- _WORK INSTRUCTIONS_
Determine how many lines in the entries below contain "defined", and output that number alone.

Excerpts from a dataset
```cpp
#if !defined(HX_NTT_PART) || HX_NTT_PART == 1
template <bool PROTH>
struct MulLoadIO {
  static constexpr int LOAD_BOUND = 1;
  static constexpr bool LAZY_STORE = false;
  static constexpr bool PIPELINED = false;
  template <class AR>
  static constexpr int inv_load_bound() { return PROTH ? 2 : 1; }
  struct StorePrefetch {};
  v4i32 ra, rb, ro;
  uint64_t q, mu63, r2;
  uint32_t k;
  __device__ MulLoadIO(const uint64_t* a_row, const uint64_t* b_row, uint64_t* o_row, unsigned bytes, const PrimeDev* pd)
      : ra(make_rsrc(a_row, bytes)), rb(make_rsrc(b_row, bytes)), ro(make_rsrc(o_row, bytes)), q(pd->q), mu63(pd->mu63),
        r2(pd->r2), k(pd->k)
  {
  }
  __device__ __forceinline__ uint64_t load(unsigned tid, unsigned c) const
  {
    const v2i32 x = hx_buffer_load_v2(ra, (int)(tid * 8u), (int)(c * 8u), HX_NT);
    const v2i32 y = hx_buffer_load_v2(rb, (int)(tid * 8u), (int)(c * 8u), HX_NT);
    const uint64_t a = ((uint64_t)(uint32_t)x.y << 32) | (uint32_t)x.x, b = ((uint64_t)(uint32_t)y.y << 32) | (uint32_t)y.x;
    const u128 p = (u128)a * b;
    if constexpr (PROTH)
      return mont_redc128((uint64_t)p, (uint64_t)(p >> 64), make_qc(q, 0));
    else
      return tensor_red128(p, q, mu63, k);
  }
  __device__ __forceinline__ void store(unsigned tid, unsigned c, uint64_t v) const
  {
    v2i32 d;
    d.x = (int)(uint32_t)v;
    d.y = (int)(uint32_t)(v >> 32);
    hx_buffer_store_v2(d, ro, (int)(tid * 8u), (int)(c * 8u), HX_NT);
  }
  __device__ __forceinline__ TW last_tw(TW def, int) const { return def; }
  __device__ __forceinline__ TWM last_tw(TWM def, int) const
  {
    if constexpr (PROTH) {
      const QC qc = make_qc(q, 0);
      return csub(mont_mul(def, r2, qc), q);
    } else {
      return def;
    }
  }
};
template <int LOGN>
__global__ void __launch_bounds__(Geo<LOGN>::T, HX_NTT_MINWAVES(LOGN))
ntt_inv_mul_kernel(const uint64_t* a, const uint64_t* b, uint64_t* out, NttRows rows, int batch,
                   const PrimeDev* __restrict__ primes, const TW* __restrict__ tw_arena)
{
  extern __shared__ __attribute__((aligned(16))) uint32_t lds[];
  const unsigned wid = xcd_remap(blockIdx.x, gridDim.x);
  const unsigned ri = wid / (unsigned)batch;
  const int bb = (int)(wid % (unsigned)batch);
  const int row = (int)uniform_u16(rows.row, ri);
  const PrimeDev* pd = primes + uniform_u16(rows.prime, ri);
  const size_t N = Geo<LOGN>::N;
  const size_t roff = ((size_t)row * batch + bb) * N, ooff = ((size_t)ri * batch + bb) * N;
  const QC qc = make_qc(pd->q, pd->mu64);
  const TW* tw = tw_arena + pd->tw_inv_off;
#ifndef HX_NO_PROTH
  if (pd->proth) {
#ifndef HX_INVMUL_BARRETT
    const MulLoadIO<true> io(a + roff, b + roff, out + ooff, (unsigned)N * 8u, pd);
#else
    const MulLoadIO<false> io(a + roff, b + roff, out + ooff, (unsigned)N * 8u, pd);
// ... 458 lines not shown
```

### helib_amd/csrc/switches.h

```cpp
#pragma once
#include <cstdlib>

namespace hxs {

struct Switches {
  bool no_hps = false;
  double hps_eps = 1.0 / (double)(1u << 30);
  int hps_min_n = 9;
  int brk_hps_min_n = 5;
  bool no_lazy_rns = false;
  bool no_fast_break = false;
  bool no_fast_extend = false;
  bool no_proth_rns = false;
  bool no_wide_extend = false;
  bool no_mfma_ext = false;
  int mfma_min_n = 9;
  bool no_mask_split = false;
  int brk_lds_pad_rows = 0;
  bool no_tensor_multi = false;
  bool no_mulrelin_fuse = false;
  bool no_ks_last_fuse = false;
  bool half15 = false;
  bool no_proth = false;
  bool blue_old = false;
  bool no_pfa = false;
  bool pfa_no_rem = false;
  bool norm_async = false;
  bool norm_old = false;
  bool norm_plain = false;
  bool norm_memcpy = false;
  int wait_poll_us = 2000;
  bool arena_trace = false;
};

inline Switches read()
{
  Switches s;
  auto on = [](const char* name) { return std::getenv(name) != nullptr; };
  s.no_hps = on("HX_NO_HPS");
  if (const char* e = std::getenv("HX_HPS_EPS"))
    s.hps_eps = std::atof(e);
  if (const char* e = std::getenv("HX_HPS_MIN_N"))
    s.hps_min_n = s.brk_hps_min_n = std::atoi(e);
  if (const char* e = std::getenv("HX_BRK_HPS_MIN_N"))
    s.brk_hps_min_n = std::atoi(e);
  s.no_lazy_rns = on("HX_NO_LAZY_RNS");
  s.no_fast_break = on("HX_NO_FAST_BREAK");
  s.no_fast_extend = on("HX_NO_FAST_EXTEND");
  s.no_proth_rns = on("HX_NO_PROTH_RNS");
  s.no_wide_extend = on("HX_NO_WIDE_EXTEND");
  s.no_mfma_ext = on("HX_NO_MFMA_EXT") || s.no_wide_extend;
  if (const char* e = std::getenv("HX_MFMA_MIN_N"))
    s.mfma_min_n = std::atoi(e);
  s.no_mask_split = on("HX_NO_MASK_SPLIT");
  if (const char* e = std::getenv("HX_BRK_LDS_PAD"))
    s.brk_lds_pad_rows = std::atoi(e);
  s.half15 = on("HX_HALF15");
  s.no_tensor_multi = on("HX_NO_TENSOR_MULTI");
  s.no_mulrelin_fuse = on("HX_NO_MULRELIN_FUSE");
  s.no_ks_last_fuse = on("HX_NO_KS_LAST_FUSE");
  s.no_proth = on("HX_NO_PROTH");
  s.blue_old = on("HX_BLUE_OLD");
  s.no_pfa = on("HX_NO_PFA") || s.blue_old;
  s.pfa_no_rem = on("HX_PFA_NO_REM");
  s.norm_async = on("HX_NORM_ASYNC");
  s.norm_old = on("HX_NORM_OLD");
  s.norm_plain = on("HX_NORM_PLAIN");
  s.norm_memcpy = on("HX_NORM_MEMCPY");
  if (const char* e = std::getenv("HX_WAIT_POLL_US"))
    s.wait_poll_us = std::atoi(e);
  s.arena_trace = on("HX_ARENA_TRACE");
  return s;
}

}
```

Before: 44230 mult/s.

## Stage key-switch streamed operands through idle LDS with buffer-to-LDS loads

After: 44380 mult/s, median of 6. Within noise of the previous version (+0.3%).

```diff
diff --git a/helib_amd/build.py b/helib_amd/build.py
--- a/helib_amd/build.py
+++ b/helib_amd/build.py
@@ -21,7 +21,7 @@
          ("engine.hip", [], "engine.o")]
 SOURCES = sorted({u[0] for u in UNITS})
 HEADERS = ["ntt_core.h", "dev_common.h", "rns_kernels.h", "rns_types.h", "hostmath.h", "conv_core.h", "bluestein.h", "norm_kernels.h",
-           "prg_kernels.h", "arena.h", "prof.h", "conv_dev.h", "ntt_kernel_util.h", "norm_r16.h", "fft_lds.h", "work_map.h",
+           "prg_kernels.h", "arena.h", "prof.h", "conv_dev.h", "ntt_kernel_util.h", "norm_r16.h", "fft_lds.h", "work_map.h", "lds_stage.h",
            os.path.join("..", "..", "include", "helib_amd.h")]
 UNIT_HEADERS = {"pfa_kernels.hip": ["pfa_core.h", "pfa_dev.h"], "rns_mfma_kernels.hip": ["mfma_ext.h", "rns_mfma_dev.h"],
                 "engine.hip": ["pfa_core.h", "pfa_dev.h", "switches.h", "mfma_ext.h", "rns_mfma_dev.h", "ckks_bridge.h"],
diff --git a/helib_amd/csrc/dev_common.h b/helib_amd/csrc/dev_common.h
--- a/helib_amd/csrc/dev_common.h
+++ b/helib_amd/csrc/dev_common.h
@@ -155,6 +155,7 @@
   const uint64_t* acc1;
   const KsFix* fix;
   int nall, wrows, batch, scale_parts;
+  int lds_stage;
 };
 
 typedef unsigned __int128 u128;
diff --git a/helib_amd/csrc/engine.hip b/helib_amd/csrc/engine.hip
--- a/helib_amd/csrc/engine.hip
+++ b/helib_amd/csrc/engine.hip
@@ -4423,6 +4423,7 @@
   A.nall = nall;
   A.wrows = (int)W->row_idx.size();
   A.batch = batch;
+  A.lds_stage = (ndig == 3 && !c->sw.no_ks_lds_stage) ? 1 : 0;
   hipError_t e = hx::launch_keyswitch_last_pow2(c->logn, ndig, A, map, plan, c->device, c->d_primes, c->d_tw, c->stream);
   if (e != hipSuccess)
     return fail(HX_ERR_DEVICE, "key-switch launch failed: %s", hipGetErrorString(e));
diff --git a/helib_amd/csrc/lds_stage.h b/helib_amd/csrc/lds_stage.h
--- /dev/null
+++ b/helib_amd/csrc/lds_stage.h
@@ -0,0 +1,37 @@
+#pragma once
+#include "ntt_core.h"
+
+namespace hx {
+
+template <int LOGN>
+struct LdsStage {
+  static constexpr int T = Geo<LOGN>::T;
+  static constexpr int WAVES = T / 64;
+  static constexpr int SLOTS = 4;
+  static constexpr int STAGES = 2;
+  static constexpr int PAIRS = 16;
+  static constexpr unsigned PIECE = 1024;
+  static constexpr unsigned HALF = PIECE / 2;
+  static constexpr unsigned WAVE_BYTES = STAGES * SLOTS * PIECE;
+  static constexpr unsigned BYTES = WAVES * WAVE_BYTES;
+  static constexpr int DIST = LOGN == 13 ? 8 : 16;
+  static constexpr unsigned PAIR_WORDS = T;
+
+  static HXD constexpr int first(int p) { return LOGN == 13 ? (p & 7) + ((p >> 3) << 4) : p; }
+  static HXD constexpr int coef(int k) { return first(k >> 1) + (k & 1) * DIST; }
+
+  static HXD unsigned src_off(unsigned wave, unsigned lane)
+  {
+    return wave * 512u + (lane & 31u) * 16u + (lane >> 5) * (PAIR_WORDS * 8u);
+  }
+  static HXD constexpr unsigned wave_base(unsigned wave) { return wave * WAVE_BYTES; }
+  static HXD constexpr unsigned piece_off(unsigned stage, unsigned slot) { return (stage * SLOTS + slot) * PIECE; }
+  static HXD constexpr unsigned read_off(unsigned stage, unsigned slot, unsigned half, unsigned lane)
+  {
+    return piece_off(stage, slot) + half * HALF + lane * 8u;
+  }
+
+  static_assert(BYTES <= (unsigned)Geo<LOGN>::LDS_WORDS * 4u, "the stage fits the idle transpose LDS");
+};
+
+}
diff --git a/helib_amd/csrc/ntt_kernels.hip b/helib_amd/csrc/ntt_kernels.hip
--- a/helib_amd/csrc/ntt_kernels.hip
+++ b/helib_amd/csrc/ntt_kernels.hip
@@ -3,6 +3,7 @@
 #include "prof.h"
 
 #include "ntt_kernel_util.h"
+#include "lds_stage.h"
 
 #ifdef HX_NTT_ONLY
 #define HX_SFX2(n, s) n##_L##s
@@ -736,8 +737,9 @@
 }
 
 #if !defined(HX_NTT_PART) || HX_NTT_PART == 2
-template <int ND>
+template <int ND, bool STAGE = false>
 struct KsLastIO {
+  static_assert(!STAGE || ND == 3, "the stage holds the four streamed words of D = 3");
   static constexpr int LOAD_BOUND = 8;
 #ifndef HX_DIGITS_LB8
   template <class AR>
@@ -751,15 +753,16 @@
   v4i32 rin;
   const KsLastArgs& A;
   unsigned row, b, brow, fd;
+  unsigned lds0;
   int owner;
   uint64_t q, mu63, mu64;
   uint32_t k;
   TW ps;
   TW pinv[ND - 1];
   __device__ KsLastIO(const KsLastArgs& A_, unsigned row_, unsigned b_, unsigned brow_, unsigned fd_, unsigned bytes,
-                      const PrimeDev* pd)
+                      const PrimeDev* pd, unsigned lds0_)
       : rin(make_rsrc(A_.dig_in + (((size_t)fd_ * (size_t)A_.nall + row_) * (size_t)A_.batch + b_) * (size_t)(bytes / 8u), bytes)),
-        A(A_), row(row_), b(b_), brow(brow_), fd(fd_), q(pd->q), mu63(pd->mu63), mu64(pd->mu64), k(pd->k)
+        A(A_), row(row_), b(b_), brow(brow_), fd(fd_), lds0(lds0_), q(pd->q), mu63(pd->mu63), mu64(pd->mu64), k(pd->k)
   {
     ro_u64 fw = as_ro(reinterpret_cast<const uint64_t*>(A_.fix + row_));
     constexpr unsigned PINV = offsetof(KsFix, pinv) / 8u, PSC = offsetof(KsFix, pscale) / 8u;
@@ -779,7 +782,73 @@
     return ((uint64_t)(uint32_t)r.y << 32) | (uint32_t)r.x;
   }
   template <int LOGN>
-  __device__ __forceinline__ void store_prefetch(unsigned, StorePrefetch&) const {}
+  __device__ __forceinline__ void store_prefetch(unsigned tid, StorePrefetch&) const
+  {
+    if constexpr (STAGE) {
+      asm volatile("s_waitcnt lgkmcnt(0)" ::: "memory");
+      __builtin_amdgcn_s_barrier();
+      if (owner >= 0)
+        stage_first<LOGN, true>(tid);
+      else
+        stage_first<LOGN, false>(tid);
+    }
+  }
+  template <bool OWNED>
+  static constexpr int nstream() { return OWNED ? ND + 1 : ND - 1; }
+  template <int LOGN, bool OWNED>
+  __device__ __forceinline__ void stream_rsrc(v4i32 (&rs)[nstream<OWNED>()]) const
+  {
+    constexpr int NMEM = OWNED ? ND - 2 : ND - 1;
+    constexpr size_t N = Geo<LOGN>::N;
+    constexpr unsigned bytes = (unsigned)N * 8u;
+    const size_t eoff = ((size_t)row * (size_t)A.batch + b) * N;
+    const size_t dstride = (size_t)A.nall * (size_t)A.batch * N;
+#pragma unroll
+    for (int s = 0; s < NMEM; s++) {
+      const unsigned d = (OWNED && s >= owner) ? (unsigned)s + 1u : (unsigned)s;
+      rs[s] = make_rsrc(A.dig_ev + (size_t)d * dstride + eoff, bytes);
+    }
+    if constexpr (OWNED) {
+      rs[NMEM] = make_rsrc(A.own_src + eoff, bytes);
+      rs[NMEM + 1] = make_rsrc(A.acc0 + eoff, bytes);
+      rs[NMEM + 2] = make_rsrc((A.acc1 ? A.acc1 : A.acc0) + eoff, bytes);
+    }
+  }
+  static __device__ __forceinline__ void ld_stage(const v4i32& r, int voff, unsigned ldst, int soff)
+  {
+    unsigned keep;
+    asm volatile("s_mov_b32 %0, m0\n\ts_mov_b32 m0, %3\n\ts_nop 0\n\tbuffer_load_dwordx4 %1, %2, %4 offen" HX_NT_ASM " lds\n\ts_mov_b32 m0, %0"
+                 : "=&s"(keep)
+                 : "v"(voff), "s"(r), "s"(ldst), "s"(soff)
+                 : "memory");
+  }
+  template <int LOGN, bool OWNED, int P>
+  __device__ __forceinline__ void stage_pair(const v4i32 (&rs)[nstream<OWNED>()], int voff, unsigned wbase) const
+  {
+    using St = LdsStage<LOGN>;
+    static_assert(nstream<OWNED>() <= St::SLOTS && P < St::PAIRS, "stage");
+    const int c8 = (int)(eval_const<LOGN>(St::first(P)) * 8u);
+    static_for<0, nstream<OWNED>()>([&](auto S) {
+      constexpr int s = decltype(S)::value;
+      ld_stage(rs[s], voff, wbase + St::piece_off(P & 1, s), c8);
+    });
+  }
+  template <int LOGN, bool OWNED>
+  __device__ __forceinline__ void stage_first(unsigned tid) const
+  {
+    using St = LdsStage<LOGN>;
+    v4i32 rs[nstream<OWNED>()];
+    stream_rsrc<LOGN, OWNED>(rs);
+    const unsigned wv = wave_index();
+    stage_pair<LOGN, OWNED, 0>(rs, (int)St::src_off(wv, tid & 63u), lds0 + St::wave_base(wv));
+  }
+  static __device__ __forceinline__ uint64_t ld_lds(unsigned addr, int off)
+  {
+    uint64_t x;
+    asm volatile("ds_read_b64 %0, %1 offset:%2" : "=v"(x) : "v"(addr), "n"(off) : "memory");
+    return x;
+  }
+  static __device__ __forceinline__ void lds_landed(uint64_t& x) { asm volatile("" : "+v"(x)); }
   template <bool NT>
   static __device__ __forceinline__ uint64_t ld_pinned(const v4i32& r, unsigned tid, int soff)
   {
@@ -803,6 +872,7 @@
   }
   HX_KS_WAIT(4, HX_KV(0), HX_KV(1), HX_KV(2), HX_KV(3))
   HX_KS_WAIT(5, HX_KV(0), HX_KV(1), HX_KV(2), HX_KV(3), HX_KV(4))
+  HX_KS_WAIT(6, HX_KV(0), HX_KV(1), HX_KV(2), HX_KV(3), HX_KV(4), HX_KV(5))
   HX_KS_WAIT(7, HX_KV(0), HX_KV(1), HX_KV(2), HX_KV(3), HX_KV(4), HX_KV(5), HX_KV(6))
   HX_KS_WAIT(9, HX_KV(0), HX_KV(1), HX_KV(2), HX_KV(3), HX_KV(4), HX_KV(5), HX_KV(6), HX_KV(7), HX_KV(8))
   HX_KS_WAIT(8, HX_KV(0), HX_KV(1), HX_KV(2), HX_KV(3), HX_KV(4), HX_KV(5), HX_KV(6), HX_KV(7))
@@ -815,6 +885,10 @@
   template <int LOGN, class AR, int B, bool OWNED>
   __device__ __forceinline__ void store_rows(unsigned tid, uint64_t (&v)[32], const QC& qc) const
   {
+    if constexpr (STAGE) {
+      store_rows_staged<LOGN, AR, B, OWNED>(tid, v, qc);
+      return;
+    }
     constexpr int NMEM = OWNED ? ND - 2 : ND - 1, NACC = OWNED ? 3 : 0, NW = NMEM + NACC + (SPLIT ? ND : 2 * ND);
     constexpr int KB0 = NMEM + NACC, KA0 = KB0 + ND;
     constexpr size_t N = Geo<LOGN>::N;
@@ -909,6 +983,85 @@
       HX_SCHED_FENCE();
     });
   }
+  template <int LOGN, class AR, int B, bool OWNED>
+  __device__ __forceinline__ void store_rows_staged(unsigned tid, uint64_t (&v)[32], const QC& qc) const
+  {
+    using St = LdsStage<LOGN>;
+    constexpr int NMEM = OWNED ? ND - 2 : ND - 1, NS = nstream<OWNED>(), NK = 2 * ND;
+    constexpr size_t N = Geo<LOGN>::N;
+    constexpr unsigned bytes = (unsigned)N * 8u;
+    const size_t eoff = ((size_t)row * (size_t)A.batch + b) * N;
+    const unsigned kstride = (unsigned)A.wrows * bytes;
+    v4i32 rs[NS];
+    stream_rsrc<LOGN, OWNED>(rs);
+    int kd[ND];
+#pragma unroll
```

- _EXPECTED OUTPUT_
2